Step 3: Add the prediction calculation to the view

- Drag the prediction calculation to the Rows shelf, to the right of SUM(Profit).
- Right-click the measure and select Dual Axis.
- For aligning the two axes in a dual axes chart to use the same scale, right-click the secondary axis, in this case, Quantile Predict Median Profit, and select Synchronize Axis. This aligns with the scale of the two axes.

Step 4: Extend the date axis with a calculated field

The next step now is the creation of a calculation that moves the last date point into the future.

- Click to open the Analysis menu at the top, and then select Create Calculated Field.
- In the Calculation Editor, do the following:

- Name the calculation: Future Date.
- Enter the following LOD expression:

IF [Order Date] = {FIXED : MAX([Order Date])} THEN DATEADD(‘month’, 12, [Order Date]) ELSE [Order Date] END

Here’s the expression is broken down as:

The DATE wrapper ensures that we end up with a date field.

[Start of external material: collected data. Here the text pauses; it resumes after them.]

# tartarughina/S-BLAS

Hardware: AMD Instinct MI355X
Metric: SpMM GFLOP/s (2*nnz*N/t), CSR x dense N=64, fp64 (higher is better)
Workload: dtype f64; 1 GPU; SpMM method-1 (dense-B column partition), nd24k-like synthetic (M=K=72000, 399 nnz/row, band +-2000, seed 211), nnz=28728000, N=64 columns per GPU, alpha=beta=1, B = srand(211)/rand() as the reference's DenseMatrix, inputs resident in HBM; step = B->row-major staging + row-panel SpMM; rows=72000, cols=72000, nnz=28728000, n_cols_per_gpu=64, parallelism=method1-colblock x1

## Files before the change

include/sblas_hip.h:

```cpp
#ifndef SBLAS_HIP_H
#define SBLAS_HIP_H

#include <stddef.h>
#include <stdint.h>

#ifdef __cplusplus
extern "C" {
#endif

#define SBLAS_OK 0
#define SBLAS_E_INVALID 1
#define SBLAS_E_HIP 2
#define SBLAS_E_WORKSPACE 3
#define SBLAS_E_RCCL 4
#define SBLAS_E_IO 5
#define SBLAS_E_NOGPU 6

int sblas_hip_version(void);
const char *sblas_hip_error_string(int code);
int sblas_hip_device_count(void);

size_t sblas_hip_spmm_csr_f64_i32_workspace(int64_t rows, int64_t cols, int64_t nnz, int64_t n);

int sblas_hip_spmm_csr_f64_i32(int dev, void *stream,
// ... 255 lines not shown
    SBLAS_SPMM_RULE_STAGING = 0,
    SBLAS_SPMM_RULE_VERDICTS,
    SBLAS_SPMM_RULE_PANEL_ROWS,
    SBLAS_SPMM_RULE_GROUPS,
    SBLAS_SPMM_RULE_PANELS,
    SBLAS_SPMM_RULE_PLANNABLE,
    SBLAS_SPMM_RULE_TILED,
    SBLAS_SPMM_RULE_TILED_G,
    SBLAS_SPMM_RULE_W6_NH,
    SBLAS_SPMM_RULE_W6_GRID_Y,
    SBLAS_SPMM_RULE_LANES_NC,
    SBLAS_SPMM_RULE_LANES_CP,
    SBLAS_SPMM_RULE_LANES_LPE,
    SBLAS_SPMM_RULE_MFMA,
    SBLAS_SPMM_RULE_MFMA_BATCH,
    SBLAS_SPMM_RULE_MFMA_LDS_FLOOR,
    SBLAS_SPMM_RULE_FOUR_ROWS,
    SBLAS_SPMM_RULE_FOUR_ROWS_WAVES,
    SBLAS_SPMM_RULE_FOUR_ROWS_VOTED,
    SBLAS_SPMM_RULE_MERGE,
    SBLAS_SPMM_RULE_DPP_GROUPS,
    SBLAS_SPMM_RULE_DPP_PAD,
    SBLAS_SPMM_RULE_DPP_LONG,
    SBLAS_SPMM_RULE_NARROW,
    SBLAS_SPMM_RULE_ROWS8,
    SBLAS_SPMM_RULE_INTERLEAVE,
    SBLAS_SPMM_RULE_SKIP,
    SBLAS_SPMM_RULE_SPLIT_GROUPS,
    SBLAS_SPMM_RULE_FIELDS
};
int64_t sblas_spmm_rule_describe(int64_t rows, int64_t cols, int64_t nnz, int64_t ldbt, int64_t n, int64_t ncu,
                                 int caller_staged, const int64_t *plan, int64_t *out, int64_t max_out);

int sblas_host_fill_rand0to1(double *dst, int64_t count, unsigned seed);

int sblas_mm_read_info(const char *path, int32_t *rows, int32_t *cols, int32_t *nnz,
                       int32_t *is_symmetric);
int sblas_mm_read_csr(const char *path, int32_t *rowptr, int32_t *colidx, double *val);

#ifdef __cplusplus
}
#endif
#endif
```

s-blas_amd/csrc/kernels.hip:

```cpp
#include <hip/hip_runtime.h>
#include <atomic>
#include <stdint.h>
#include <algorithm>
#include <type_traits>
#include <mutex>
#include <vector>
#include "kernels.h"

namespace sblas {

constexpr int WAVE = 64;

__device__ __forceinline__ int wave_uniform(int v) { return __builtin_amdgcn_readfirstlane(v); }

__device__ __forceinline__ double readlane_f64(double v, int src_lane)
{
    int lo = __double2loint(v), hi = __double2hiint(v);
    lo = __builtin_amdgcn_readlane(lo, src_lane);
    hi = __builtin_amdgcn_readlane(hi, src_lane);
    return __hiloint2double(hi, lo);
}
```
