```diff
@@ -1889,11 +1896,11 @@
       for (int h = 0; h < 2; ++h) {
         dyv[h][0] = *reinterpret_cast<const float2*>(my_dy + cswz16(p0, 8 * h + 2 * t));
         dyv[h][1] = *reinterpret_cast<const float2*>(my_dy + cswz16(p1, 8 * h + 2 * t));
-        const float2 a0 = *reinterpret_cast<const float2*>(my_xh + cswz16(p0, 8 * h + 2 * t));
-        const float2 a1 = *reinterpret_cast<const float2*>(my_xh + cswz16(p1, 8 * h + 2 * t));
+        const float2 a0 = *reinterpret_cast<const float2*>(my_xh + cswz16(2 * g, 8 * h + 2 * t));
+        const float2 a1 = *reinterpret_cast<const float2*>(my_xh + cswz16(2 * g + 1, 8 * h + 2 * t));
         z[h][0] = a0.x; z[h][1] = a0.y; z[h][2] = a1.x; z[h][3] = a1.y;
       }
-      const float rstd0 = my_rs[p0] * gs, rstd1 = my_rs[p1] * gs;
+      const float rstd0 = my_rs[2 * g] * gs, rstd1 = my_rs[2 * g + 1] * gs;
       float dxh[2][4];
       float m1a = 0.f, m2a = 0.f, m1b = 0.f, m2b = 0.f;
 #pragma unroll
@@ -1938,7 +1945,7 @@
       }
     }
     __syncwarp();
-    fetch_rows(row + row_stride);
+    fetch_dy(row + row_stride);
     float wacc[M::MT][2][4];
 #pragma unroll
     for (int mt = 0; mt < M::MT; ++mt)
@@ -2274,12 +2281,11 @@
 template <int C>
 static int launch_conv_bwd_mma16(dim3 grid, cudaStream_t st, const uint32_t* obs, int64_t orps, const int32_t* gather,
                                  const float* params, int64_t P, const pqn_net_layout_t& L, const float* dy1,
-                                 const float* xh1, const float* rs1, float* grads, float* part, int rows, float gs) {
+                                 float* grads, float* part, int rows, float gs) {
   auto kfn = conv_bwd_mma16_kernel<C>;
   if (cudaFuncSetAttribute(kfn, cudaFuncAttributeMaxDynamicSharedMemorySize, ConvBwd16<C>::BYTES) != cudaSuccess)
     return check_launch("conv_bwd_mma16(cudaFuncSetAttribute)");
-  kfn<<<grid, ConvBwd16<C>::WARPS * 32, ConvBwd16<C>::BYTES, st>>>(obs, orps, gather, params, P, L, dy1, xh1, rs1, part,
-                                                                   rows, gs);
+  kfn<<<grid, ConvBwd16<C>::WARPS * 32, ConvBwd16<C>::BYTES, st>>>(obs, orps, gather, params, P, L, dy1, part, rows, gs);
   const int n = 9 * C * CONV_O + 3 * CONV_O;
   if (final_slices((int)grid.x) == 32)
     conv_bwd_final_kernel<32><<<dim3(cdiv(n, 8), grid.y), 256, 0, st>>>(part, (int)grid.x, 9 * C * CONV_O, grads, P, L);
@@ -2367,8 +2373,8 @@
     const dim3 mg(conv_mma_ctas((int)grid.y, rows, CONV16_CTAS_PER_SM), grid.y);
     LaunchScope _ls(TRAIN ? K_CONV_FWD : K_CONV_FWD_INFER, st);
 #define PQN_CONV16(CC)                                                                                              \
-  if (h16) conv_fwd_mma16_kernel<CC, TRAIN, true><<<mg, CONV16_WARPS * 32, 0, st>>>(obs, orps, gather, params, P, L, h1, h1lo, xh1, rs1, rb, bn, rows); \
-  else conv_fwd_mma16_kernel<CC, TRAIN, false><<<mg, CONV16_WARPS * 32, 0, st>>>(obs, orps, gather, params, P, L, h1, h1lo, xh1, rs1, rb, bn, rows)
+  if (h16) conv_fwd_mma16_kernel<CC, TRAIN, true><<<mg, CONV16_WARPS * 32, 0, st>>>(obs, orps, gather, params, P, L, h1, h1lo, rb, bn, rows); \
+  else conv_fwd_mma16_kernel<CC, TRAIN, false><<<mg, CONV16_WARPS * 32, 0, st>>>(obs, orps, gather, params, P, L, h1, h1lo, rb, bn, rows)
     switch (C) {
       case 4: PQN_CONV16(4); break;
       case 6: PQN_CONV16(6); break;
@@ -3043,7 +3049,7 @@
     const float gscale = f16 ? grad_scale(rows) : 1.0f;
     launch_conv_fwd<true>(d->in_c, dim3(cdiv(rows, 4), S), st, ob, obs_rows_per_seed, gather, params, P, L,
                           conv16 ? (float*)pl.h1_hi : w.h1, conv16 ? (float*)pl.h1_lo : nullptr, bn_sums, R,
-                          g_conv_mma ? w.cxhat : nullptr, g_conv_mma ? w.crstd : nullptr,
+                          g_conv_mma == 3 ? w.cxhat : nullptr, g_conv_mma == 3 ? w.crstd : nullptr,
                           (g_conv_mma == 1 || g_conv_mma == 3) ? w.relu_bits : nullptr, conv16);
     if (f16) {
       if (!conv16) launch_split16_h1(w.h1, pl, (int64_t)S * rows * FLAT_CNN, st);
@@ -3079,10 +3085,10 @@
       const float gs16 = grad_scale((int)rows) * (1.0f / 16.0f);
       if (g_conv_mma == 1) {
         switch (d->in_c) {
-          case 4: rc = launch_conv_bwd_mma16<4>(mg, st, ob, obs_rows_per_seed, gather, params, P, L, w.h1, w.cxhat, w.crstd, grads, w.cb_part, R, gs16); break;
-          case 6: rc = launch_conv_bwd_mma16<6>(mg, st, ob, obs_rows_per_seed, gather, params, P, L, w.h1, w.cxhat, w.crstd, grads, w.cb_part, R, gs16); break;
-          case 7: rc = launch_conv_bwd_mma16<7>(mg, st, ob, obs_rows_per_seed, gather, params, P, L, w.h1, w.cxhat, w.crstd, grads, w.cb_part, R, gs16); break;
-          case 10: rc = launch_conv_bwd_mma16<10>(mg, st, ob, obs_rows_per_seed, gather, params, P, L, w.h1, w.cxhat, w.crstd, grads, w.cb_part, R, gs16); break;
+          case 4: rc = launch_conv_bwd_mma16<4>(mg, st, ob, obs_rows_per_seed, gather, params, P, L, w.h1, grads, w.cb_part, R, gs16); break;
+          case 6: rc = launch_conv_bwd_mma16<6>(mg, st, ob, obs_rows_per_seed, gather, params, P, L, w.h1, grads, w.cb_part, R, gs16); break;
+          case 7: rc = launch_conv_bwd_mma16<7>(mg, st, ob, obs_rows_per_seed, gather, params, P, L, w.h1, grads, w.cb_part, R, gs16); break;
+          case 10: rc = launch_conv_bwd_mma16<10>(mg, st, ob, obs_rows_per_seed, gather, params, P, L, w.h1, grads, w.cb_part, R, gs16); break;
         }
       } else
       switch (d->in_c) {
```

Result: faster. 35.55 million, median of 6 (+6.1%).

The [Order Date] = {FIXED: MAX([Order Date])} clause tests each value of [Order Date] to see if it’s the same as the maximum value—that is, the last point. FIXED is a level of detailed expression that allows us to compare between the unaggregated [Order Date] on the left and the aggregated MAX([Order Date]) on the right. On a different viz, you might want to put dimensions after the FIXED and before the colon to fix certain dimensions without referencing the detail level. The unit of time and the number of those units can also be parameterized to be changed flexibly.

Now, replace the [Order Date] measure on the Columns shelf with the new calculated field we just created. Be sure to change its list level to Month and Year, as before.

Step 5: Exclude the last data point

Since we don’t know the value of SUM([Profit]) in the future, let’s create another calculated field using the same logic as above, but with the last point replaced with NULL. This will allow the prediction calculation to compute the last point instead of merely carrying the existing data forward.

- Click to open the Analysis menu at the top, and then select Create Calculated Field.
- In the Calculation Editor, do the following:

- Name the calculation: Predict Future Profit.
- Enter the following LOD expression:

IF [Order Date] = {FIXED : MAX([Order Date])} THEN NULL ELSE [Profit] END

- Now, replace the SUM(Profit) measure on the Columns shelf with the new calculated field, Predict Future Profit, we just created.
- As before, right-click the measure and select Dual Axis.
- And again, right-click the secondary axis and select Synchronize Axis to align the two axes’ scale.

Step 6: Update the prediction calculation

Next, let’s update the prediction calculation with these changes to compute the predicted profit on future dates.

- Open the Quantile Predict Median Profit calculation we created earlier. In the Data pane, right-click the calculated field and select Edit.
- Update the target expression and predictor expression in the formula as follows:

MODEL_QUANTILE(0.5, SUM([Profit for Prediction]),ATTR(DATETRUNC(‘month’, [Future Date])))

Step 7: Densify the data

In this example, we still need to tell Tableau to add predictions for future dates. This is known as data densification, which occurs when Tableau creates additional marks in the view to compensate for missing values. Data is not added to the underlying data source; marks are generated and added to the view.

- Right-click MONTH(Future Date) in the Columns shelf and select Show Missing Values.
- Open the Analysis menu and select Infer Properties from Missing Values. This ensures that our prediction calculations will work on the missing values.

Now, the visualization includes predictions for future dates.